Yuhong Zhang*, Lvqing Wang, Shenghui Li, Shengjue Yang and Hang Liu*
School of Electrical and Computer Engineering, Jilin Jianzhu University, Changchun 130118, China. E-mail: zhangyuhong@jlju.edu.cn

Received 3rd November 2023 , Accepted 23rd December 2023

First published on 18th January 2024


Abstract

In this paper, a series of Au/ZnO/In2O3 nanoparticles are synthesized by a facile one-step hydrothermal method. The gas sensing properties of Au/ZnO/In2O3 materials are investigated in detail. The response of 2%Au/1%ZnO/In2O3 material to isopropanol increases to six times that of pure In2O3 materials. In contrast to a pure In2O3 sensor, the optimal working temperature of the 2%Au/1%ZnO/In2O3 sensor decreases to 40 °C. The sensing mechanism of Au/ZnO/In2O3 nanoparticles is mainly explained through the influence of the n–n heterojunction formed by In2O3 and ZnO. In addition, the introduction of Au contributes to an increase in the gas response.
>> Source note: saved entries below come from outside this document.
# ... 75 lines not shown
    "unet_augment_post_apply": (_i, [_p, _p, _p, _p, _p, _sz, _i, _i, _i, _p]),
    "unet_augment_light_params_per_sample": (_i, []),
    "unet_augment_light_workspace_bytes": (_sz, [_i]),
    "unet_augment_light_u8": (_i, [_p, _p, _p, _p, _p, _sz, _i, _i, _i, _p]),
    "unet_augment_light_stats": (_i, [_p, _p, _p, _sz, _i, _i, _i, _p]),
    "unet_augment_light_apply": (_i, [_p, _p, _p, _p, _p, _sz, _i, _i, _i, _p]),
    "unet_gradcam_workspace_bytes": (_sz, [_i, _i, _i]),
    "unet_gradcam_weights": (_i, [_p, _i, _p, _p, _sz, _i, _i, _i, _p]),
    "unet_gradcam_map": (_i, [_ps, _i, _f, _p, _p, _p, _sz, _i, _i, _p]),
    "unet_gradcam_heatmap": (_i, [_p, _p, _sz, _p, _i, _i, _i, _i, _i, _p]),
    "unet_preprocess_u8": (_i, [_p, _p, _p, _p, _i, _i, _i, _c.POINTER(_f), _c.POINTER(_f), _p]),
    "unet_sgd_nesterov_step": (_i, [_p, _p, _p, _i64, _f, _f, _f, _i, _f, _p]),
    "unet_sgd_nesterov_step_dev": (_i, [_p, _p, _p, _i64, _p, _i, _p]),
    "unet_conv_in_fwd_workspace_bytes": (_sz, [_i, _i, _i, _i, _i]),
    "unet_conv_in_fwd": (_i, [_ps, _ps, _f, _p, _p, _i, _i, _p, _p, _sz, _c.POINTER(_i), _i, _i, _i,
                              _i, _p]),
    "unet_conv_in_fwd_bf16x3": (_i, [_ps, _ps, _f, _p, _p, _p, _i, _i, _p, _p, _sz, _c.POINTER(_i), _i,
                                     _i, _i, _i, _p]),
    "unet_conv_up_in_fwd_supported": (_i, [_i, _i, _i, _i, _i, _i]),
    "unet_conv_up_in_fwd": (_i, [_ps, _ps, _f, _p, _p, _p, _p, _sz, _c.POINTER(_i), _i, _i, _i, _i,
                                 _p]),
    "unet_conv_in_stats_finalize": (_i, [_p, _p, _sz, _i, _p, _p, _f, _p, _p, _p, _p, _p, _i, _i, _i,
                                         _p]),
    "unet_stem_u8_fwd": (_i, [_p, _c.POINTER(_f), _c.POINTER(_f), _p, _p, _p, _p, _sz,
                              _c.POINTER(_i), _i, _i, _i, _i, _p]),
    "unet_stem_u8_bwd_weight": (_i, [_p, _c.POINTER(_f), _c.POINTER(_f), _p, _p, _p, _sz, _i, _i,
                                     _i, _i, _p]),
    "unet_conv_in_bwd_weight": (_i, [_ps, _f, _p, _p, _i, _i, _i, _i, _p, _sz, _i, _i, _i, _i, _p]),
    "unet_conv_in_bwd_weight_bf16x3": (_i, [_ps, _f, _p, _p, _i, _i, _i, _i, _p, _sz, _i, _i, _i, _i,
                                            _p]),
    "unet_upsample2x_in_fwd": (_i, [_ps, _f, _p, _i, _i, _i, _p]),
    "unet_conv3x3_bwd_data_bs": (_i, [_p, _p, _i, _i, _p, _i, _i, _i, _i, _i, _i, _i, _pbs, _p]),
    "unet_conv_wino_supported": (_i, [_i, _i, _i, _i, _i, _i]),
    "unet_set_c32_winograd": (_i, [_i]),
    "unet_conv_c32_is_winograd": (_i, [_i, _i, _i, _i, _i, _i]),
    "unet_conv_up_c32_is_winograd": (_i, [_i, _i, _i, _i, _i, _i]),
    "unet_wino_weight_floats": (_sz, [_i, _i]),
    "unet_pack_wino_weights": (_i, [_p, _p, _p, _i, _i, _p]),
    "unet_pack_wino_weights_batched": (_i, [_p, _i, _i, _p]),
    "unet_conv_in_fwd_wino": (_i, [_ps, _ps, _f, _p, _p, _p, _p, _sz, _c.POINTER(_i), _i, _i, _i,
                                   _i, _p]),
    "unet_conv3x3_bwd_weight_is_winograd": (_i, [_i, _i, _i, _i, _i, _i]),
    "unet_conv_up_wino_supported": (_i, [_i, _i, _i, _i, _i, _i]),
    "unet_conv_up_in_fwd_wino": (_i, [_ps, _ps, _f, _p, _p, _p, _p, _sz, _c.POINTER(_i), _i, _i,
                                      _i, _i, _p]),
    "unet_conv3x3_bwd_data_bs_wino": (_i, [_p, _p, _i, _i, _p, _i, _i, _i, _i, _i, _pbs, _p]),
    "unet_conv3x3_bwd_data_bs_b16": (_i, [_p, _p, _i, _i, _p, _i, _i, _i, _i, _i, _i, _i, _pbs, _p]),
    "unet_conv3x3_bwd_data_bs_b16_wb": (_i, [_p, _p, _p, _i, _i, _p, _i, _i, _i, _i, _i, _i, _i, _pbs,
                                             _p]),
    "unet_conv3x3_bwd_data_bs_bf16x3": (_i, [_p, _p, _p, _i, _i, _p, _i, _i, _i, _i, _i, _i, _i, _pbs,
                                             _p]),
    "unet_conv3x3_up_bwd_data_bs": (_i, [_p, _p, _i, _i, _p, _i, _i, _i, _i, _i, _i, _pbs, _p]),
    "unet_instnorm_lrelu_drop_bwd_partials": (_i, [_p, _p, _p, _p, _p, _p, _p, _f, _p, _p, _p, _p,
                                                   _p, _i, _p, _sz, _i, _i, _i, _p]),
    "unet_instnorm_lrelu_drop_bwd_partials_b16": (_i, [_p, _p, _p, _p, _p, _p, _p, _f, _p, _p, _p, _p,
                                                       _p, _i, _p, _sz, _i, _i, _i, _p]),
    "unet_conv_in_fwd_b16": (_i, [_ps, _ps, _f, _p, _p, _i, _i, _p, _p, _sz, _c.POINTER(_i), _i, _i,
                                  _i, _i, _p]),
    "unet_conv_in_fwd_b16_wb": (_i, [_ps, _ps, _f, _p, _p, _p, _i, _i, _p, _p, _sz, _c.POINTER(_i),
                                     _i, _i, _i, _i, _p]),
    "unet_conv_in_stats_finalize_b16": (_i, [_p, _p, _sz, _i, _p, _p, _f, _p, _p, _p, _p, _p, _i, _i,
                                             _i, _p]),
    "unet_conv_in_bwd_weight_b16": (_i, [_ps, _f, _p, _p, _i, _i, _i, _i, _p, _sz, _i, _i, _i, _i,
                                         _p]),
    "unet_conv3x3_bwd_data_b16": (_i, [_p, _p, _i, _i, _p, _i, _i, _i, _i, _i, _i, _i, _p]),
    "unet_instnorm_lrelu_drop_bwd_b16": (_i, [_p, _p, _p, _p, _p, _p, _p, _f, _p, _p, _p, _p, _p,
                                              _sz, _i, _i, _i, _p]),
    "unet_upsample2x_in_fwd_b16": (_i, [_ps, _f, _p, _i, _i, _i, _p]),
    "unet_upsample2x_bwd_taps_b16": (_i, [_p, _p, _i, _i, _i, _i, _p]),
    "unet_conv3x3_up_bwd_weight_b16": (_i, [_ps, _f, _p, _p, _i, _i, _p, _sz, _i, _i, _i, _i, _p]),
    "unet_conv_up_in_fwd_b16_supported": (_i, [_i, _i, _i, _i, _i, _i]),
    "unet_conv_up_in_fwd_b16": (_i, [_ps, _ps, _f, _p, _p, _p, _p, _p, _sz, _c.POINTER(_i), _i, _i, _i,
                                     _i, _p]),
    "unet_conv3x3_up_bwd_data_b16": (_i, [_p, _p, _i, _i, _p, _i, _i, _i, _i, _i, _i, _p]),
    "unet_conv3x3_up_bwd_data_bs_b16": (_i, [_p, _p, _i, _i, _p, _i, _i, _i, _i, _i, _i, _pbs, _p]),
    "unet_conv3x3_up_bwd_data_bs_b16_wb": (_i, [_p, _p, _p, _i, _i, _p, _i, _i, _i, _i, _i, _i, _pbs,
                                           _p]),
    "unet_head1x1_in_fwd_b16": (_i, [_ps, _f, _p, _p, _p, _i, _i, _i, _p]),
    "unet_head1x1_in_bwd_b16": (_i, [_ps, _f, _p, _p, _p, _p, _p, _p, _sz, _i, _i, _i, _p]),
    "unet_upsample2x_bwd_taps": (_i, [_p, _p, _i, _i, _i, _i, _p]),
    "unet_conv3x3_up_bwd_weight_workspace_bytes": (_sz, [_i, _i, _i, _i, _i]),
    "unet_conv3x3_up_bwd_weight": (_i, [_ps, _f, _p, _p, _i, _i, _p, _sz, _i, _i, _i, _i, _p]),
    "unet_conv3x3_up_bwd_data": (_i, [_p, _p, _i, _i, _p, _i, _i, _i, _i, _i, _i, _p]),
    "unet_head1x1_in_fwd": (_i, [_ps, _f, _p, _p, _p, _i, _i, _i, _p]),
    "unet_head1x1_in_bwd": (_i, [_ps, _f, _p, _p, _p, _p, _p, _p, _sz, _i, _i, _i, _p]),
    "unet_head1x1_in_bwd_bs": (_i, [_ps, _f, _p, _p, _p, _p, _p, _p, _sz, _i, _i, _i, _pbs, _p]),
    "unet_head1x1_in_bwd_bs_b16": (_i, [_ps, _f, _p, _p, _p, _p, _p, _p, _sz, _i, _i, _i, _pbs, _p]),
    "unet_stem_in_bwd_weight_fold_workspace_bytes": (_sz, [_i, _i, _i, _i]),
    "unet_stem_in_bwd_weight_fold": (_i, [_p, _p, _c.POINTER(_f), _c.POINTER(_f), _p, _p, _p, _p, _p,
                                          _p, _p, _f, _p, _i, _p, _p, _p, _p, _p, _sz, _i, _i, _i,
                                          _i, _p]),
    "unet_conv_in_bwd_weight_fold32_supported": (_i, [_i, _i, _i, _i, _i]),
    "unet_conv_in_bwd_weight_fold32_workspace_bytes": (_sz, [_i, _i, _i]),
    "unet_conv_in_bwd_weight_fold32": (_i, [_ps, _f, _p, _p, _p, _p, _p, _p, _p, _f, _p, _i, _p, _i,
                                            _i, _p, _p, _p, _p, _sz, _i, _i, _i, _p]),
    "unet_instnorm_bwd_merge_partials": (_i, [_p, _i, _p, _p, _i, _i, _i, _p]),
    "unet_head1x1_in_bwd_fold_workspace_bytes": (_sz, [_i, _i, _i]),
    "unet_head1x1_in_bwd_fold": (_i, [_ps, _f, _p, _p, _p, _p, _p, _p, _p, _p, _p, _sz, _i, _i, _i,
                                      _pbs, _p]),
    "unet_recon3x3_fwd": (_i, [_ps, _i, _f, _p, _p, _p, _i, _i, _i, _i, _p]),
    "unet_recon3x3_bwd_workspace_bytes": (_sz, [_i, _i, _i]),
    "unet_recon3x3_bwd": (_i, [_ps, _i, _f, _p, _p, _p, _p, _p, _p, _p, _sz, _i, _i, _i, _i, _pbs,
                               _p]),
    "unet_mse_loss_workspace_bytes": (_sz, [_i, _i, _i, _i]),
    "unet_mse_loss_fwd": (_i, [_p, _p, _i, _p, _p, _p, _sz, _i, _i, _i, _i, _p]),
    "unet_mse_loss_grad": (_i, [_p, _p, _i, _p, _p, _i, _i, _i, _i, _p]),
    "unet_adam_step": (_i, [_p, _p, _p, _p, _i64, _p, _i, _p]),
    "unet_ssim_workspace_bytes": (_sz, [_i, _i, _i, _i]),
    "unet_ssim_fwd": (_i, [_p, _p, _i, _c.POINTER(_f), _f, _f, _p, _p, _p, _c.c_double,
                           _c.c_double, _p, _sz, _i, _i, _i, _i, _p]),
    "unet_ssim_grad": (_i, [_p, _p, _i, _c.POINTER(_f), _f, _f, _p, _i, _c.c_double, _c.c_double,
                            _p, _i, _i, _i, _i, _p]),
    "unet_perceptual_prep": (_i, [_p, _p, _i, _c.POINTER(_f), _c.POINTER(_f), _p, _i, _i, _i, _p]),
    "unet_relu_maxpool2x2_fwd": (_i, [_p, _p, _i, _i, _i, _i, _p]),
    "unet_feature_mse_workspace_bytes": (_sz, [_i, _i, _i, _i]),
    "unet_feature_mse_fwd": (_i, [_p, _p, _p, _sz, _i, _i, _i, _i, _p]),
    "unet_perceptual_relu_bwd": (_i, [_p, _p, _f, _p, _p, _p, _i, _i, _i, _i, _p]),
    "unet_perceptual_stem_bwd_data": (_i, [_p, _p, _c.POINTER(_f), _p, _i, _i, _i, _i, _p]),
    "unet_vit_patchify": (_i, [_p, _i, _c.POINTER(_f), _c.POINTER(_f), _p, _i, _i, _i, _i, _i, _i,
                               _p]),
    "unet_vit_gemm_bf16": (_i, [_p, _p, _p, _p, _i, _i, _i, _i, _p]),
    "unet_vit_tokens_ln": (_i, [_p, _p, _p, _p, _p, _f, _p, _i, _i, _i, _p]),
    "unet_vit_layernorm": (_i, [_p, _p, _p, _f, _p, _i, _i, _p]),
    "unet_vit_attention": (_i, [_p, _p, _i, _i, _i, _i, _p]),
    "unet_vit_head": (_i, [_p, _p, _p, _f, _p, _p, _i, _i, _i, _i, _i, _p]),
    "unet_stem_u8_fwd_b16": (_i, [_p, _c.POINTER(_f), _c.POINTER(_f), _p, _p, _p, _p, _sz,
                                  _c.POINTER(_i), _i, _i, _i, _i, _p]),
    "unet_stem_u8_bwd_weight_b16": (_i, [_p, _c.POINTER(_f), _c.POINTER(_f), _p, _p, _p, _sz, _i,
                                         _i, _i, _i, _p]),
}
for _name in ("unet_dice_wce_loss_fwd_bwd", "unet_dice_wce_loss_grad",
              "unet_dice_wce_loss_shard_stats", "unet_dice_wce_loss_shard_apply",
              "unet_argmax_dice_counts"):
    SIGNATURES[_name + "_u8"] = SIGNATURES[_name]
del _name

A possible reason is that the introduction of Au produces smaller sized particles on the sensor surface, creating a larger surface area, enhancing the response.


1 Introduction

Recently, many industrial exhaust gases have been generated with the development of industry, which will continuously contaminate the air and harm human health.1 Isopropanol (C3H8O), a typical volatile organic compound (VOC) gas, has attracted attention and has been used in many fields, such as pharmaceuticals, cosmetics, plastics, spices, and coatings.2,3 In particular, isopropanol is slightly toxic and shows a certain carcinogenicity, so the World Health Organization (WHO) lists it as a category-III carcinogen.3,4 When the concentration of isopropanol is less than 400 ppm, some symptoms such as dizziness and vomiting can be observed and can even irritate the eyes and respiratory tract, causing discomfort, while internal bleeding, high blood pressure and paralysis of the central nervous system will occur at high levels that can cause grave danger to humans.5,6 To sum up, the effective detection of isopropanol is undoubtedly crucial.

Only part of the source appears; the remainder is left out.